Der Schutz personenbezogener Daten unterliegt den strengen Anforderungen der Datenschutz-Grundverordnung (DSGVO). Doch wie lässt sich Künstliche Intelligenz (KI) in diesem Rahmen einsetzen, um etwa Medizincontroller von lästigen Routineaufgaben zu entlasten?
Alle personenbezogenen Daten lassen sich im Krankenhaus in der Patientenakte finden. In manchen Fällen existiert diese noch in Papierform. In anderen Fällen wird sie bereits digital im KIS abgelegt. Gerade beim Einsatz der elektronischen Fallakte sind Patienten häufig unsicher, wie ihre Daten verwendet bzw. gesichert werden. Datenmissbrauch ist eine der gängigsten Gefahren, wobei die bloße Verarbeitung von Daten – egal in welcher Form – ohne eine ausdrückliche Einstimmung bereits als Datenmissbrauch gewertet wird.
Sollte sich ein Krankenhaus nun für den Einsatz einer KI im Medizincontrolling entscheiden, sollte die Handhabung des Datenschutzes geklärt werden. Muss die Einverständniserklärung, die die Patienten zu Beginn ohnehin abgeben müssen, soweit abgeändert werden, dass die Verarbeitung der Daten mittels KI beinhaltet ist? Oder reicht es aus, dass die Patienten der Verwendung der Daten für die Abrechnung mit den Krankenkassen sowieso zugestimmt haben und die KI eigentlich nur die Medizincontroller unterstützt?
Diese praktische Frage, ob KI für den Datenschutz Gefahren mit sich bringt, sorgt dafür, dass Kliniken beim Einsatz neuer Technologien vorsichtig sind. Denn wird die DSGVO einmal nicht eingehalten, kann das teuer werden.
Dabei lässt sich das Problem ganz einfach lösen, indem die Daten im Haus bleiben und lokal verarbeitet werden. Wird die KI vor Ort („on premise“) installiert und trainiert, lässt sie sich auch direkt an das vorhandene KIS anbinden. Die KIS-Datenbank dient als Trainingsbasis und ermöglicht es der KI, Behandlungen und Diagnosen eigenständig zu kodieren. Auf diese Weise werden die Patientendaten sogar besser geschützt, denn sie werden von weniger Personen gesehen und verarbeitet.
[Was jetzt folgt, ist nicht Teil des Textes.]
static int wgrad_split_plan(int M, int tiles, int split, int &rps) {
    if (split <= 0) {
        split = cdiv(1536, tiles * 9);
        const int max_split = cdiv(M, 256);
        if (split > max_split) split = max_split;
        if (split < 1) split = 1;
    }
    rps = cdiv(M, split);
    rps = ((rps + BF_BK - 1) / BF_BK) * BF_BK;
    return cdiv(M, rps);
}
static int wgrad_x3_split(int M, int tiles, int bm) {
    const int rounds = tune(T_X3_WG_ROUNDS) > 0 ? tune(T_X3_WG_ROUNDS) : 2;
    const int slots = bm >= 128 ? 512 : 1024;
    int split = (rounds * slots) / (tiles * 9);
    const int max_split = cdiv(M, 256);
    if (split > max_split) split = max_split;
    return split < 1 ? 1 : split;
}
static int wgrad_fused_split_plan(int units, int tiles, int split, int &ups) {
    if (split <= 0) {
        int wgs = tune(T_WGRAD_FUSED_WGS);
        if (wgs <= 2) wgs = 512;
        split = cdiv(wgs, tiles);
    }
    if (split > units) split = units;
    if (split < 1) split = 1;
    ups = cdiv(units, split);
    return cdiv(units, ups);
}

struct WgradPlan {
    bool fused;
    int tile;
    int split;
    int per_split;
    long long bytes;
};

static WgradPlan wgrad_plan(int N, int Ho, int Wo, int Ci, int Co, int stride, int pad, bool s16, int compute, int dil, int split) {
    WgradPlan p;
    const bool bf = compute == 1 && Ci % 32 == 0 && Co % 32 == 0;
    const int fmode = tune(T_WGRAD_FUSED);
    const bool s_ok = stride == 1 || (stride == 2 && s16 && fmode != 3 && (fmode == 4 || (Ci <= 128 && Co <= 128)));
    p.fused = dil == 1 && bf && s_ok && pad == 1 && Ci % 64 == 0 && Co % 64 == 0 && fmode != 2;
    if (p.fused) {
        p.tile = 64;
        p.split = wgrad_fused_split_plan(N * Ho * cdiv(Wo, 32), (Ci / 64) * (Co / 64), split, p.per_split);
    } else {
        const int wforce = (bf || dil != 1) ? 0 : tune(T_WGRAD_TILE);
        p.tile = (wforce == 3) ? 64 : ((wforce == 1 || (Ci >= 128 && Co >= 128)) ? 128 : 64);
        const int M = N * Ho * Wo, tiles = cdiv(Ci, p.tile) * cdiv(Co, p.tile);
        if (compute == 2 && split <= 0 && tune(T_X3_CONV) != 2) split = wgrad_x3_split(M, tiles, p.tile);
        p.split = wgrad_split_plan(M, tiles, split, p.per_split);
    }
    p.bytes = p.split > 1 ? (long long)p.split * 9LL * Ci * Co * 4 : 0;
    return p;
}

template <class Launch>
static void wgrad_run(const ConvWgradArgs &a0, const WgradPlan &p, int taps_y, float *ws, long long ws_bytes, hipStream_t s, Launch launch) {
    ConvWgradArgs a = a0;
    a.tiles_m = cdiv(a.Ci, p.tile);
    a.tiles_n = cdiv(a.Co, p.tile);
    a.rows_per_split = p.per_split;
    const long long part = 9LL * a.Ci * a.Co;
    const bool partial = p.split > 1 && ws && aligned16(ws) && ws_bytes >= p.bytes;
    float *dw_final = a.dw;
    const EpiArgs final_e = a.e;
    a.part_stride = 0;
    a.slab_ts = 0;
    const bool ts = partial && a.Ci % p.tile == 0 && a.Co % p.tile == 0 && (!final_e.scale || aligned16(final_e.scale)) &&
                    aligned16(dw_final) && tune(T_SLAB_TS) != 2;
    if (partial) {
        a.dw = ws; a.part_stride = part;
        a.e.alpha = 1.0f;
        a.e.scale = nullptr;
        a.e.atomic = 0;
        a.e.vec = 1;
        a.slab_ts = ts ? 1 : 0;
    } else {
        a.e.atomic = 1;
    }
    launch(a, dim3((unsigned)(a.tiles_m * a.tiles_n), (unsigned)taps_y, (unsigned)p.split));
    if (partial) {
        detr_reduce_desc r = {};
        r.ws = ws; r.splits = p.split; r.part_stride = part; r.rows = 9 * a.Ci; r.cols = a.Co;
        r.C = dw_final; r.ldc = a.Co; r.alpha = final_e.alpha; r.scale = final_e.scale; r.rs_alpha = 1.0f;
        if (ts) { r.ts_bm = r.ts_bn = p.tile; r.ts_tiles_n = a.tiles_n; }
        launch_splitk_reduce(r, s);
    }
}

template <int BT>
static void launch_wgrad(const ConvWgradArgs &a0, const WgradPlan &p, float *ws, long long ws_bytes, hipStream_t s, bool bf16c, bool split3) {
    WgradKernel k;
    if (a0.dil == 2) {
        if (bf16c) k = a0.s16 ? conv3x3_wgrad_bf16c_kernel<BT, BT, 2, 2, true, 2> : conv3x3_wgrad_bf16c_kernel<BT, BT, 2, 2, false, 2>;
        else k = split3 ? conv3x3_wgrad_kernel<BT, BT, 2, 2, true, 2> : conv3x3_wgrad_kernel<BT, BT, 2, 2, false, 2>;
    } else if (bf16c) k = a0.s16 ? conv3x3_wgrad_bf16c_kernel<BT, BT, 2, 2, true> : conv3x3_wgrad_bf16c_kernel<BT, BT, 2, 2, false>;
    else if (split3) k = tune(T_X3_CONV) != 2 ? conv3x3_wgrad_x3_kernel<BT, BT> : conv3x3_wgrad_kernel<BT, BT, 2, 2, true>;
    else k = conv3x3_wgrad_kernel<BT, BT, 2, 2>;
    wgrad_run(a0, p, 9, ws, ws_bytes, s, [&](const ConvWgradArgs &a, dim3 grid) { hipLaunchKernelGGL(k, grid, dim3(GEMM_THREADS), 0, s, a); });
}

static void launch_wgrad_fused(const ConvWgradArgs &a0, const WgradPlan &p, float *ws, long long ws_bytes, hipStream_t s) {
    const int chunks = cdiv(a0.Wo, 32);
    wgrad_run(a0, p, 1, ws, ws_bytes, s, [&](const ConvWgradArgs &a, dim3 grid) {
        const dim3 block(GEMM_THREADS);
        if (a.stride == 2) hipLaunchKernelGGL((conv3x3_wgrad_fused_bf16_kernel<true, 2>), grid, block, 0, s, a, p.per_split, chunks);
        else if (a.s16) hipLaunchKernelGGL(conv3x3_wgrad_fused_bf16_kernel<true>, grid, block, 0, s, a, p.per_split, chunks);
        else hipLaunchKernelGGL(conv3x3_wgrad_fused_bf16_kernel<false>, grid, block, 0, s, a, p.per_split, chunks);
    });
}

static void launch_wgrad_plan(const ConvWgradArgs &a, const WgradPlan &p, float *ws, long long ws_bytes, hipStream_t s, bool bf16c, bool split3) {
    if (p.fused) launch_wgrad_fused(a, p, ws, ws_bytes, s);
    else if (p.tile == 128) launch_wgrad<128>(a, p, ws, ws_bytes, s, bf16c, split3);
    else launch_wgrad<64>(a, p, ws, ws_bytes, s, bf16c, split3);
}

void conv_dilated_tiles(const ConvArgs &a, bool dgrad, int compute, hipStream_t s) {
    ConvKernel k;
    if (compute == 1) k = conv_bf16c_for<64, 64, 2>(a, dgrad);
    else if (compute == 2) k = dgrad ? conv3x3_kernel<64, 64, 2, 2, true, true, 2> : conv3x3_kernel<64, 64, 2, 2, false, true, 2>;
    else k = dgrad ? conv3x3_kernel<64, 64, 2, 2, true, false, 2> : conv3x3_kernel<64, 64, 2, 2, false, false, 2>;
    launch_conv_tiles(k, 64, 64, a, s);
}

static WgradPlan conv_dilated_wgrad_plan(int N, int H, int W, int Ci, int Co, bool s16, int compute, int split) {
    return wgrad_plan(N, H, W, Ci, Co, 1, 2, s16, compute, 2, split);
}

void conv_dilated_wgrad_tiles(const ConvWgradArgs &a, int compute, int split, float *ws, long long ws_bytes, hipStream_t s) {
    launch_wgrad_plan(a, conv_dilated_wgrad_plan(a.N, a.Ho, a.Wo, a.Ci, a.Co, a.s16, compute, split), ws, ws_bytes, s, compute == 1, compute == 2);
}

int conv_dilated_wgrad_splits(int N, int H, int W, int Ci, int Co, int compute, int split) {
    return conv_dilated_wgrad_plan(N, H, W, Ci, Co, false, compute, split).split;
}

}

using namespace detr;

static WgradPlan wgrad_plan(const detr_conv3x3_desc *d) {
    return wgrad_plan(d->N, d->Ho, d->Wo, d->Ci, d->Co, d->stride, d->pad, d->x_dtype == 1 && d->w_dtype == 1, d->compute, 1, d->split);
}

static bool halo_eligible(const detr_conv3x3_desc *d, const ConvArgs &a, const EpiArgs &e, bool dgrad_classes) {
    if (!(d->compute == 1 && d->pad == 1 && a.w16 && a.x16 && e.c16 && a.Cs % 32 == 0 && a.Cd % 64 == 0 && a.Cd <= 512 &&
          (!d->mask || e.m16) && !d->residual && !d->scale && d->alpha == 1.0f && tune(T_CONV_HALO) != 2)) return false;
    if (dgrad_classes) return d->stride == 2 && !d->bias && d->act == 0 && tune(T_DGRAD_S2_CLASSES) != 3;
    return d->stride == 1 && (d->act == 0 || d->act == 1);
}

extern "C" int64_t detr_hip_workspace_bytes_conv3x3(const detr_conv3x3_desc *d, int32_t mode) {
    if (!d || d->N <= 0 || d->Ci <= 0 || d->Co <= 0) return -1;
    if (mode != 2) return 0;
    return wgrad_plan(d).bytes;
}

Eine noch weit verbreitete Herausforderung für KI in Krankenhäusern ist die mangelnde Digitalisierung von Patientendaten. Die verpflichtende Einführung der elektronischen Patientenakte („ePA“) 2021 ist hier ein wichtiger Baustein zur Beschleunigung auf dem Weg zur elektronischen Fallakte. Wird die elektronische Fallakte mit einer Schnittstelle zur ePA eingeführt, erhalten Krankenhäuser die Möglichkeit KI-basierte Anwendungen zu nutzen. Krankenhäuser, die in diesem Bereich bereits viel Arbeit investiert haben, können mit großer Datenbasis KI-basierte Anwendungen trainieren und stark davon profitieren.
Doch was wäre eigentlich, wenn personenbezogene Gesundheitsdaten automatisch anonymisiert würden? Eine Anonymisierung würde gleich zwei Datenschutz-Herausforderungen für KI-Anwendungen im Gesundheitswesen auf einmal lösen: Zum einen findet die DSGVO keine Anwendung auf anonyme Daten, d.h. diese dürfen ohne Einschränkungen und ohne eine spezielle Erlaubnis verarbeitet werden. Zum anderen würde sich der Lernprozess der KI in jedem Haus deutlich verkürzen, da mit anonymisierten Daten vortrainierte Modelle ausgetauscht und sofort zum Einsatz kommen könnten.
Zwar steckt die automatische Anonymisierung von unstrukturierten Daten technologisch noch in den Kinderschuhen, denn es genügt ja nicht, einfach Namen und Geburtsdaten aus den Stammdaten der Fälle zu löschen. Oft ist schon aus dem Kontext eines Dokuments in einer Patientenakte ersichtlich, um welche Person es sich handelt. Diese Kontextdaten müssen also zusätzlich anonymisiert werden, um Vertraulichkeit zu wahren und den hohen Anforderungen der DSGVO gerecht zu werden. Dennoch sollte das Gesundheitswesen eine solche Anonymisierung so bald wie möglich umsetzen, nicht nur im Interesse automatisierter und damit kostengünstiger Abläufe im Krankenhaus, sondern auch, um der Ärzteschaft eine größere Datenbasis für die medizinische Forschung zu bieten.
Trotz der geschilderten Herausforderungen lässt sich schon heute sagen: Der Einsatz von KI-Anwendungen im Gesundheitswesen ist wirtschaftlich lohnenswert – und datenschutzrechtlich machbar.